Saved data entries
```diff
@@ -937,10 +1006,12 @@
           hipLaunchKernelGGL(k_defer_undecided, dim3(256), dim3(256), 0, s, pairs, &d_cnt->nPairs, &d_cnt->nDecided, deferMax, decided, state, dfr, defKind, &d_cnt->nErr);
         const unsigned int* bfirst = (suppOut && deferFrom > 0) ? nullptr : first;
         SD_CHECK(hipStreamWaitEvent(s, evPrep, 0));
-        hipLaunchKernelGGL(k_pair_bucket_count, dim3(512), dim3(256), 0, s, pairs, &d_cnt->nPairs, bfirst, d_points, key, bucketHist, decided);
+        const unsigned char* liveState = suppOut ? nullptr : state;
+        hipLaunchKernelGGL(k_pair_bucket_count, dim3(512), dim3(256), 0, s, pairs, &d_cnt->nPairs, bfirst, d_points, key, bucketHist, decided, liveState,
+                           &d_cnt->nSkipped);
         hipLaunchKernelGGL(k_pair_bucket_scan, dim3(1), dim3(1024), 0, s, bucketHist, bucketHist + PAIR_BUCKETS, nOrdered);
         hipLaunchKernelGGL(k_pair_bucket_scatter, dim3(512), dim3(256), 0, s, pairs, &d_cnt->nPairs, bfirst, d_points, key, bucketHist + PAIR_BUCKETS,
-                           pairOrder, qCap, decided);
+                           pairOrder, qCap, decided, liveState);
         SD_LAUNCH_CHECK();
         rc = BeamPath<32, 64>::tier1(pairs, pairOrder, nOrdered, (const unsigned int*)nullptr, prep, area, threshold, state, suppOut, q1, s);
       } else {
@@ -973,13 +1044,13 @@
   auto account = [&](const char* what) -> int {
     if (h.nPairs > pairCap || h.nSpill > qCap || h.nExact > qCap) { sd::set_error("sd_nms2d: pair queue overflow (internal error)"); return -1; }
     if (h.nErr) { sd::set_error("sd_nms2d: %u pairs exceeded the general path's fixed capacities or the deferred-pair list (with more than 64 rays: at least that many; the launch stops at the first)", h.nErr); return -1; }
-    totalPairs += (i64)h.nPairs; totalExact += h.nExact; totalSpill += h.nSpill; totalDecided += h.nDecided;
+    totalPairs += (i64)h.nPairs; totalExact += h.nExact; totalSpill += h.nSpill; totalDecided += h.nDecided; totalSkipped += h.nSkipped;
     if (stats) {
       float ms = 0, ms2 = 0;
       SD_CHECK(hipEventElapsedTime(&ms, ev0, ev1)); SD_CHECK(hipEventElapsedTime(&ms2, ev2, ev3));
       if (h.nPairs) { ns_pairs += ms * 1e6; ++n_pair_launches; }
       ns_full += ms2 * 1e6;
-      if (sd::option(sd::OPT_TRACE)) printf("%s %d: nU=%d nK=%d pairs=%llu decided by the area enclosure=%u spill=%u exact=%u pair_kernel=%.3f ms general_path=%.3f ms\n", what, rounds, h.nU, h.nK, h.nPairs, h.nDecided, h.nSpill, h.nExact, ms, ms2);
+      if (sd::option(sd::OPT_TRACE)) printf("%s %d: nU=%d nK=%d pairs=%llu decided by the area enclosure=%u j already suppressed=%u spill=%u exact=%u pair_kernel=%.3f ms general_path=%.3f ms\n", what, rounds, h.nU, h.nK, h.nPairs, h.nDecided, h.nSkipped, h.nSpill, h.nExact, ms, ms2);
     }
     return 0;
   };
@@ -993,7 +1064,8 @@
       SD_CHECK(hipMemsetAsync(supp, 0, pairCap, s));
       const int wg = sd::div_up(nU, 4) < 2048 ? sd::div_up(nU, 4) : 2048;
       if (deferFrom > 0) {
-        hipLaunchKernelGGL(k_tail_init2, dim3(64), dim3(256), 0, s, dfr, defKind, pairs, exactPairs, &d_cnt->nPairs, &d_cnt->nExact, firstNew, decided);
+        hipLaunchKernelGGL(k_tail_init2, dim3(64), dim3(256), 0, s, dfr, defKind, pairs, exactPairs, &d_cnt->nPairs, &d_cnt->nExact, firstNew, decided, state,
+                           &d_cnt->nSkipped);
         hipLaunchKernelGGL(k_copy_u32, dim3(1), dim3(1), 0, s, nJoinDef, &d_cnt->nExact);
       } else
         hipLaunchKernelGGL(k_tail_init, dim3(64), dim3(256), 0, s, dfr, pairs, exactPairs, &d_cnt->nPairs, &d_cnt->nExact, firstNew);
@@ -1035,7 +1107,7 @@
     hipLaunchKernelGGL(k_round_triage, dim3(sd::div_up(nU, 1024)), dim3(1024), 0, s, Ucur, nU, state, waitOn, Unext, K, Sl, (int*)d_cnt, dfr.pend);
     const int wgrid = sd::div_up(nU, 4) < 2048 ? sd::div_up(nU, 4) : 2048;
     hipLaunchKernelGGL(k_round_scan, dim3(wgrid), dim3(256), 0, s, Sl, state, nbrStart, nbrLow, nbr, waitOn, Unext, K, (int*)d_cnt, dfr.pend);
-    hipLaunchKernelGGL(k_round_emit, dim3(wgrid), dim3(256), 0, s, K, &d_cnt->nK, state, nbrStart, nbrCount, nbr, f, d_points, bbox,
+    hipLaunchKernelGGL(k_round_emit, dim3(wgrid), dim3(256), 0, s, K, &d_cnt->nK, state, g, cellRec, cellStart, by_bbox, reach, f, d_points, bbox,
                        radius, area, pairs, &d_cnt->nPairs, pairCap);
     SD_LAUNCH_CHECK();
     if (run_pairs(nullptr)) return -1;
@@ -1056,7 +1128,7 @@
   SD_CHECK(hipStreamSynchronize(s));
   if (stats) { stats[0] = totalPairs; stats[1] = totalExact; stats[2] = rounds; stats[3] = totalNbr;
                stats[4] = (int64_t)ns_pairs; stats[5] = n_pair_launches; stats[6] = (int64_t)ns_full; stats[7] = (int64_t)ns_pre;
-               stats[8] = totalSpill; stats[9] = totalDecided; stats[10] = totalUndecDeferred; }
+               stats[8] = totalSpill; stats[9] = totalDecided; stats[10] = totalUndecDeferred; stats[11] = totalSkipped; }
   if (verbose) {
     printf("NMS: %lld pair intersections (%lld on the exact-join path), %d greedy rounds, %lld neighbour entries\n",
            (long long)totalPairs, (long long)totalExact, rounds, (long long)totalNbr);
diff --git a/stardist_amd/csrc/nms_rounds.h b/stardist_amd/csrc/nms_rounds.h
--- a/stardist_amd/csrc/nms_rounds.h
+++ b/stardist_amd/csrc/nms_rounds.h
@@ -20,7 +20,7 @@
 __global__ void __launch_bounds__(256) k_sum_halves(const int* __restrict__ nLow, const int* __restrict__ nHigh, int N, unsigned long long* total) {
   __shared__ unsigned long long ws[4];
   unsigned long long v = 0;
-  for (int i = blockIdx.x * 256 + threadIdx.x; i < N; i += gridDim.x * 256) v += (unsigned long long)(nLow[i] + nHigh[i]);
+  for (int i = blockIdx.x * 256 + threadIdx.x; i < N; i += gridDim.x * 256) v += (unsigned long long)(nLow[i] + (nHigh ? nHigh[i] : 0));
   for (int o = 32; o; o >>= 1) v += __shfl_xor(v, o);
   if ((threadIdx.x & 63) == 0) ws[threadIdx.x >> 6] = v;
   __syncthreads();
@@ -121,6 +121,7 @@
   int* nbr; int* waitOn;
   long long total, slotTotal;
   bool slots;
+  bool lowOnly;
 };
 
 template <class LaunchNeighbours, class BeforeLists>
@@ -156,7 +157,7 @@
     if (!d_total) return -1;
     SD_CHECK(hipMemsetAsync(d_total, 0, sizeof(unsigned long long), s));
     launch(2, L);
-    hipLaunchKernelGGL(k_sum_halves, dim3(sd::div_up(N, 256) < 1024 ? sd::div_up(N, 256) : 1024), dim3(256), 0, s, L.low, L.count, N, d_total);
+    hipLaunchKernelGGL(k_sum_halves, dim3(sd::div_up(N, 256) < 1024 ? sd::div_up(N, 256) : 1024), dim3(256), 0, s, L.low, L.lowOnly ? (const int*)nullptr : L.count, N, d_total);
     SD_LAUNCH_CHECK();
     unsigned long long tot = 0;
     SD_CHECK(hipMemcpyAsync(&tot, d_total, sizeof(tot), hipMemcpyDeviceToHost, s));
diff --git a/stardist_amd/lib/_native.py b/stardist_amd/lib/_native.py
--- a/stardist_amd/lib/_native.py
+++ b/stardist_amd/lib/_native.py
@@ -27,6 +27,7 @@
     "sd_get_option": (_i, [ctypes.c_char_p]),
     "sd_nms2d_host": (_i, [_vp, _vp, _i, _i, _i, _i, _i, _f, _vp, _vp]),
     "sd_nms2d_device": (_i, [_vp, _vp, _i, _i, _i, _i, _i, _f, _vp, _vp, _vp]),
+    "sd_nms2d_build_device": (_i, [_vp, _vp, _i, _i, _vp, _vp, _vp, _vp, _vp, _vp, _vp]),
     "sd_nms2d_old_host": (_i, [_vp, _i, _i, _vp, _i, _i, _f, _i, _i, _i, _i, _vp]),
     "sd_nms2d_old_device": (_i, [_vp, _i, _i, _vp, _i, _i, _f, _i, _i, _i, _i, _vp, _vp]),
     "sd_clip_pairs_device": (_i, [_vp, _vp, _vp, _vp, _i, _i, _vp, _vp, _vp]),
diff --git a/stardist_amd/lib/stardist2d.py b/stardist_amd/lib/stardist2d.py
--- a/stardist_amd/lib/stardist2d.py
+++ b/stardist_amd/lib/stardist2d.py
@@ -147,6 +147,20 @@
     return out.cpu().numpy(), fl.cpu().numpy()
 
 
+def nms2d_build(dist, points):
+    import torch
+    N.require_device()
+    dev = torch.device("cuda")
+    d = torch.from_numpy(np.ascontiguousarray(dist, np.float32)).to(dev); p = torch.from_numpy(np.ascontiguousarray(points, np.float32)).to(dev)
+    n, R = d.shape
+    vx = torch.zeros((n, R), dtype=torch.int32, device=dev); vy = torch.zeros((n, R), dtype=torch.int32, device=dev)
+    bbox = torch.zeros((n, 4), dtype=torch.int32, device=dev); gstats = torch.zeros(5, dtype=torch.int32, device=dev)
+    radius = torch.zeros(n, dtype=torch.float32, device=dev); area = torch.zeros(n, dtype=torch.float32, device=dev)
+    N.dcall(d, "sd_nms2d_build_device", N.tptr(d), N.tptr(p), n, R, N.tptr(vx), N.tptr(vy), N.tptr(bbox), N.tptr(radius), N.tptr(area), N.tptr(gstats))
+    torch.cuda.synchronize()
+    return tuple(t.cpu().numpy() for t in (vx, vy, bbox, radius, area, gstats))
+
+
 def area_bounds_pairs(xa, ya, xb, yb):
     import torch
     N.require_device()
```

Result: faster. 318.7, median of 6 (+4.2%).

=== Problem ===
Please filter the entries above down to the lines holding "blockIdx" and copy them.

=== Task answer ===
-  for (int i = blockIdx.x * 256 + threadIdx.x; i < N; i += gridDim.x * 256) v += (unsigned long long)(nLow[i] + nHigh[i]);
+  for (int i = blockIdx.x * 256 + threadIdx.x; i < N; i += gridDim.x * 256) v += (unsigned long long)(nLow[i] + (nHigh ? nHigh[i] : 0));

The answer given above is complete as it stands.